### Information shown
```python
class _Plan:

    def __init__(self, eng: "Engine", B: int, n_tok: List[int], device):
        self.B = B
        self.n_tok = list(n_tok)
        S = len(n_tok)
        self.N = sum(n + 1 for n in n_tok)
        self.M = B * self.N
        self.pos0 = list(itertools_accumulate([0] + [n + 1 for n in n_tok[:-1]]))
# ... 284 lines not shown
        while len(self._ws) >= self._MAX_SHAPES:
            self._ws.pop(next(iter(self._ws)))
        dev, bf, f32, a16 = self.dev, torch.bfloat16, torch.float32, self.a16
        M, d, HD, Fp, h = pl.M, self.d, self.HD, self.Fp, self.h
        E = lambda *shape, dt=bf: torch.empty(*shape, device=dev, dtype=dt)
        nl = self.L if train else 1
        ws = dict(
            x=[E(M, d, dt=f32) for _ in range(2 * nl + 1)],
            xn=[E(M, d) for _ in range(nl)], xraw=[E(M, d) for _ in range(nl)], st_a=[E(M, 2, dt=f32) for _ in range(nl)],
            q_raw=[E(M, HD) for _ in range(nl)], kv_raw=[E(M, 128) for _ in range(nl)],
            qn=[E(M, HD) for _ in range(nl)], kvn=[E(M, 128) for _ in range(nl)],
            o=[E(M, HD) for _ in range(nl)], lse=[E(M * h, dt=f32) for _ in range(nl)],
            xn2=[E(M, d) for _ in range(nl)], st_f=[E(M, 2, dt=f32) for _ in range(nl)],
            u=[E(M, 2 * Fp, dt=a16) for _ in range(nl)], hn=[E(M, Fp) for _ in range(nl)], st_i=[E(M, 2, dt=f32) for _ in range(nl)],
            keep=[E(M, Fp // 8, dt=torch.uint8) for _ in range(nl)],
            xf=E(max(pl.rows_total, 1), d), st_o=E(M, 2, dt=f32), h=E(M, Fp, dt=a16), rowsum=E(M, Fp // 128, 2, dt=f32),
            logits=[E(max(pl.B * c, 1), self.Cp[s], dt=f32) for (s, qi, c, b0) in pl.groups],
            rp_in=E(pl.N, 1, dt=f32), rp_z=[E(pl.N, self.Hr, dt=f32) for _ in range(3)],
            rp_a=[E(pl.N, self.Hr, dt=f32) for _ in range(3)], table=E(h, pl.N, dt=f32),
            rp_a3=[E(pl.N, 3 * self.Hr8) for _ in range(2)],
        )
        if a16 != bf:
            ws.update(xn16=E(M, d, dt=a16), xn2_16=E(M, d, dt=a16), hn16=E(M, Fp, dt=a16),
                      xf16=E(max(pl.rows_total, 1), d, dt=a16))
        lib.arange_f32(ws["rp_in"])
        if self.bias_type == "none":
            ws["table"].zero_()
        elif self.bias_type == "t5":
            ws["ones"] = torch.ones(pl.N, device=dev, dtype=f32)
        if train:
            ws.update(
# ... 97 lines not shown
        for l in range(self.L):
            i = l if train else 0
            xa, xm, xo = (x[2 * l], x[2 * l + 1], x[2 * l + 2]) if train else (x[0], x[1], x[0])
            p, pk = f"transformer.layers.{l}.", self.pk[l]
            xn = ws["xn16"] if f16 else ws["xn"][i]
            lib.layernorm_fwd(xa, pv[p + "0.norm.gamma"], xn, ws["xraw"][i], ws["st_a"][i], ycopy=ws["xn"][i] if dup else None)
            lib.gemm(xn, pk["wq"], ws["q_raw"][i], block_n=self._bn_for(M, HD, d))
            lib.gemm(ws["xraw"][i], pk["wkv_b"], ws["kv_raw"][i], block_n=128)
            lib.qk_l2norm_fwd(ws["q_raw"][i], ws["kv_raw"][i], pv[p + "0.q_scale"], pv[p + "0.k_scale"], ws["qn"][i], ws["kvn"][i], h)
            if capture is not None:
                capture.after_kv(l, ws["kvn"][i])
            lib.attn_fwd_tc(ws["qn"][i], ws["kvn"][i], ws["table"], key_mask, ws["o"][i], ws["lse"][i], B, N, h)
            lib.gemm(ws["o"][i], pk["wo_b"], xm, addend=xa, block_n=self._bn_for(M, d, HD))
            xn2 = ws["xn2_16"] if f16 else ws["xn2"][i]
            lib.layernorm_fwd(xm, pv[p + self.ffk["g1"]], xn2, None, ws["st_f"][i], ycopy=ws["xn2"][i] if dup else None)
            lib.gemm_ffn_up(xn2, pk["w1"], pk["conv"], ws["u"][i], ws["h"], ws["rowsum"], N, Fp)
            if capture is not None:
                capture.after_u(l, ws["u"][i])
            hn = ws["hn16"] if f16 else ws["hn"][i]
            lib.ffn_norm_fwd(ws["h"], ws["rowsum"], pk["gin"], hn, ws["st_i"][i], F, Fp, drop_p, self.seed, l,
                             keep_bits=ws["keep"][i] if drop_p > 0 else None, hn_copy=ws["hn"][i] if dup else None)
            lib.gemm(hn, pk["w2"], xo, addend=xm, block_n=self._bn_for(M, d, Fp))
        x_last = x[2 * self.L] if train else x[0]
        xf = ws["xf16"] if f16 else ws["xf"]
        lib.layernorm_fwd(x_last, pv["transformer.norm.gamma"], xf, None, ws["st_o"], pl.dest_row, ycopy=ws["xf"] if dup else None)
        for gi, (s, qi, cnt, base) in enumerate(pl.groups):
            if groups_wanted is not None and s not in groups_wanted:
                continue
            rows = B * cnt
            lib.gemm(xf[base:base + rows], self.pk_logit[s][qi], ws["logits"][gi], block_n=128)

    def _wgrad(self, dy, x, gout, m, n, det_part=None, **kw):
        k = dy.shape[0]
        kb = (k + 63) // 64
        s_max = max(1, min(kb // 8, 48))
        if det_part is not None:
# ... 245 lines not shown
```

### open-musiclm_b200/lib.py

```python
import ctypes
import os
import re

import torch

_HERE = os.path.dirname(os.path.abspath(__file__))
LIB_PATH = os.path.join(_HERE, "libomlm_b200.so")
HEADER_PATH = os.path.join(os.path.dirname(_HERE), "include", "omlm_b200.h")

_lib = None


class OmlmError(RuntimeError):
    pass


def header_symbols():
    with open(HEADER_PATH) as f:
        src = f.read()
    src = re.sub(r"/\*.*?\*/", "", src, flags=re.S)
    return sorted(set(re.findall(r"\b(omlm_[a-z0-9_]+)\s*\(", src)))


def load():
# ... 238 lines not shown


def gemm_ffn_up(xn, w1_packed, conv_w_packed, u_out, h_out, rowsum, Nseq, Fp, max_ctas=0):
    M, K = xn.shape
    assert xn.dtype in _T16 and xn.dtype == w1_packed.dtype == u_out.dtype == h_out.dtype
    call("omlm_gemm_ffn_up", _p(xn), _p(w1_packed), _p(conv_w_packed), _p(u_out), _p(h_out), _p(rowsum), _I(M), _I(Nseq),
         _I(K), _I(Fp), _I(int(xn.dtype == torch.float16)), _I(max_ctas), _stream())


def ffn_norm_fwd(h, rowsum, gamma, hn, stats, F, Fp, drop_p=0.0, seed=None, layer=0, keep_bits=None, hn_copy=None):
    assert h.dtype in _T16 and h.dtype == hn.dtype and (hn_copy is None or hn_copy.dtype == torch.bfloat16)
    call("omlm_ffn_norm_fwd", _p(h), _p(rowsum), _p(gamma), _p(hn), _p(hn_copy), _p(stats), _p(keep_bits), _L(h.shape[0]),
         _I(F), _I(Fp), _F(drop_p), _p(seed), _I(layer), _I(int(h.dtype == torch.float16)), _stream())


def ffn_mid_bwd(dhn, hn, u, stats, conv_w, gamma, rowstat, du, dgamma, dconv_w, B, N, F, Fp, drop_p=0.0, keep_bits=None, rowstat_parts=0,
                part=None):
    assert u.dtype in _T16 and hn.dtype == dhn.dtype == du.dtype == torch.bfloat16
    assert (dgamma is None or dgamma.numel() == F) and (dconv_w is None or dconv_w.numel() == 6 * F)
    args = (_p(dhn), _p(hn), _p(u), _p(stats), _p(conv_w), _p(gamma), _p(keep_bits), _p(rowstat), _I(rowstat_parts), _p(du),
            _p(dgamma), _p(dconv_w), _I(B), _I(N), _I(F), _I(Fp), _F(drop_p), _I(int(u.dtype == torch.float16)))
    if part is None:
        call("omlm_ffn_mid_bwd", *args, _stream())
    else:
        call("omlm_ffn_mid_bwd_det", *args, _p(part), _L(part.numel() * 4), _stream())


def gemm_rowstat(a, b, out, hn, gamma, part, *, b_mn=False, M=None, N=None, K=None, keep_bits=None, keep_scale=1.0, max_ctas=0):
    assert a.dtype in _T16 and b.dtype == a.dtype and out.dtype == hn.dtype == torch.bfloat16 and part.dtype == torch.float32
    M = a.shape[0] if M is None else M
# ... 163 lines not shown
```

Baseline: 776,300.

## Split fused FFN-up GEMM epilogue into plain GEMM plus fused conv/GELU/norm kernel

Replaces the GEMM whose epilogue applied the depthwise causal conv, GELU gating and row-sum statistics with a plain 256-wide GEMM that writes u, followed by a new row-blocked kernel. The new kernel computes the conv/GELU in registers, stages h in shared memory, reduces row statistics, and applies the norm and dropout. This removes the h and rowsum round trips through global memory and lightens the GEMM epilogue. In exchange u is re-read with a two-row halo, and the mid kernel uses large shared memory with small blocks, which may limit occupancy.

```diff
diff --git a/include/omlm_b200.h b/include/omlm_b200.h
--- a/include/omlm_b200.h
+++ b/include/omlm_b200.h
@@ -110,6 +110,11 @@
 int omlm_ffn_norm_fwd(const void* h, const float* rowsum, const float* gamma, void* hn, void* hn_copy_bf16, float* stats,
                       void* keep_bits, long M, int F, int Fp, float drop_p, const unsigned long long* seed, int layer,
                       int act_f16, void* stream);
+int omlm_ffn_up_gemm(const void* xn, const void* w1_packed, void* u_out, int M, int K, int Fp, int act_f16, int max_ctas,
+                     void* stream);
+int omlm_ffn_mid_fwd(const void* u, const float* conv_w, const float* gamma, void* hn, void* hn_copy_bf16, float* stats,
+                     void* keep_bits, long M, int Nseq, int F, int Fp, float drop_p, const unsigned long long* seed, int layer,
+                     int act_f16, void* stream);
 int omlm_ffn_mid_bwd(const void* dhn, const void* hn, const void* u, const float* stats, const float* conv_w,
                      const float* gamma, const void* keep_bits, float* rowstat, int rowstat_parts, void* du, float* dgamma,
                      float* dconv_w, int B, int N, int F, int Fp, float drop_p, int act_f16, void* stream);
diff --git a/open-musiclm_b200/csrc/ffn_mid.cu b/open-musiclm_b200/csrc/ffn_mid.cu
--- a/open-musiclm_b200/csrc/ffn_mid.cu
+++ b/open-musiclm_b200/csrc/ffn_mid.cu
@@ -48,6 +48,45 @@
   if (ok) raw = *reinterpret_cast<const uint2*>(p);
   const float2 a = unpack_bf16x2(raw.x), b = unpack_bf16x2(raw.y);
   f[0] = a.x; f[1] = a.y; f[2] = b.x; f[3] = b.y;
+}
+
+template <bool F16>
+__device__ __forceinline__ void ffn_norm_row(float2 rsum, const __nv_bfloat16* h, long row, const float* __restrict__ gamma,
+                                             __nv_bfloat16* __restrict__ hn, __nv_bfloat16* __restrict__ hn_copy,
+                                             float2* __restrict__ stats, uint8_t* __restrict__ keep_bits, int F, int Fp,
+                                             float drop_p, const unsigned long long* __restrict__ seed_ptr, uint32_t layer, int lane) {
+  rsum.x = warp_sum(rsum.x); rsum.y = warp_sum(rsum.y);
+  const float mean = rsum.x / F;
+  const float var = fmaxf(rsum.y / F - mean * mean, 0.f);
+  const float rstd = rsqrtf(var + 1e-5f);
+  if (lane == 0) stats[row] = make_float2(mean, rstd);
+  const float keep_scale = drop_p > 0.f ? 1.f / (1.f - drop_p) : 1.f;
+  const uint32_t thresh = static_cast<uint32_t>(drop_p * 65536.f);
+  const unsigned long long seed = (drop_p > 0.f) ? *seed_ptr : 0ull;
+#pragma unroll 3
+  for (int chunk = lane; chunk * 8 < Fp; chunk += 32) {
+    float v[8];
+    load8<F16>(h + chunk * 8, true, v);
+    const float4 g0 = *reinterpret_cast<const float4*>(gamma + chunk * 8);
+    const float4 g1 = *reinterpret_cast<const float4*>(gamma + chunk * 8 + 4);
+    const float gm[8] = {g0.x, g0.y, g0.z, g0.w, g1.x, g1.y, g1.z, g1.w};
+    bool keep[8];
+    if (drop_p > 0.f) dropout_keep8(seed, layer, row, chunk, thresh, keep);
+    float o[8];
+#pragma unroll
+    for (int i = 0; i < 8; ++i) {
+      o[i] = (v[i] - mean) * rstd * gm[i];
+      if (drop_p > 0.f) o[i] = keep[i] ? o[i] * keep_scale : 0.f;
+    }
+    store8<F16>(hn + row * Fp + chunk * 8, o);
+    if (hn_copy != nullptr) store8<false>(hn_copy + row * Fp + chunk * 8, o);
+    if (drop_p > 0.f) {
+      uint32_t bits = 0;
+#pragma unroll
+      for (int i = 0; i < 8; ++i) bits |= (keep[i] ? 1u : 0u) << i;
+      keep_bits[row * (Fp >> 3) + chunk] = static_cast<uint8_t>(bits);
+    }
+  }
 }
 
 template <bool F16>
@@ -62,36 +101,122 @@
   const int n_tiles = Fp >> 7;
   float2 rsum = make_float2(0.f, 0.f);
   for (int t = lane; t < n_tiles; t += 32) { const float2 p = rowsum[row * n_tiles + t]; rsum.x += p.x; rsum.y += p.y; }
-  rsum.x = warp_sum(rsum.x); rsum.y = warp_sum(rsum.y);
-  const float mean = rsum.x / F;
-  const float var = fmaxf(rsum.y / F - mean * mean, 0.f);
-  const float rstd = rsqrtf(var + 1e-5f);
-  if (lane == 0) stats[row] = make_float2(mean, rstd);
-  const float keep_scale = drop_p > 0.f ? 1.f / (1.f - drop_p) : 1.f;
-  const uint32_t thresh = static_cast<uint32_t>(drop_p * 65536.f);
-  const unsigned long long seed = (drop_p > 0.f) ? *seed_ptr : 0ull;
-  for (int chunk = lane; chunk * 8 < Fp; chunk += 32) {
-    float v[8];
-    load8<F16>(h + row * Fp + chunk * 8, true, v);
-    const float4 g0 = *reinterpret_cast<const float4*>(gamma + chunk * 8);
-    const float4 g1 = *reinterpret_cast<const float4*>(gamma + chunk * 8 + 4);
-    const float gm[8] = {g0.x, g0.y, g0.z, g0.w, g1.x, g1.y, g1.z, g1.w};
-    bool keep[8];
-    if (drop_p > 0.f) dropout_keep8(seed, layer, row, chunk, thresh, keep);
-    float o[8];
-#pragma unroll
-    for (int i = 0; i < 8; ++i) {
-      o[i] = (v[i] - mean) * rstd * gm[i];
-      if (drop_p > 0.f) o[i] = keep[i] ? o[i] * keep_scale : 0.f;
-    }
-    store8<F16>(hn + row * Fp + chunk * 8, o);
-    if (hn_copy != nullptr) store8<false>(hn_copy + row * Fp + chunk * 8, o);
-    if (drop_p > 0.f) {
-      uint32_t bits = 0;
-#pragma unroll
-      for (int i = 0; i < 8; ++i) bits |= (keep[i] ? 1u : 0u) << i;
-      keep_bits[row * (Fp >> 3) + chunk] = static_cast<uint8_t>(bits);
-    }
+  ffn_norm_row<F16>(rsum, h + row * Fp, row, gamma, hn, hn_copy, stats, keep_bits, F, Fp, drop_p, seed_ptr, layer, lane);
+}
+
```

### What is needed
A single number is required: the count of lines in the data that include the string "fmaxf".

### Result for this task
2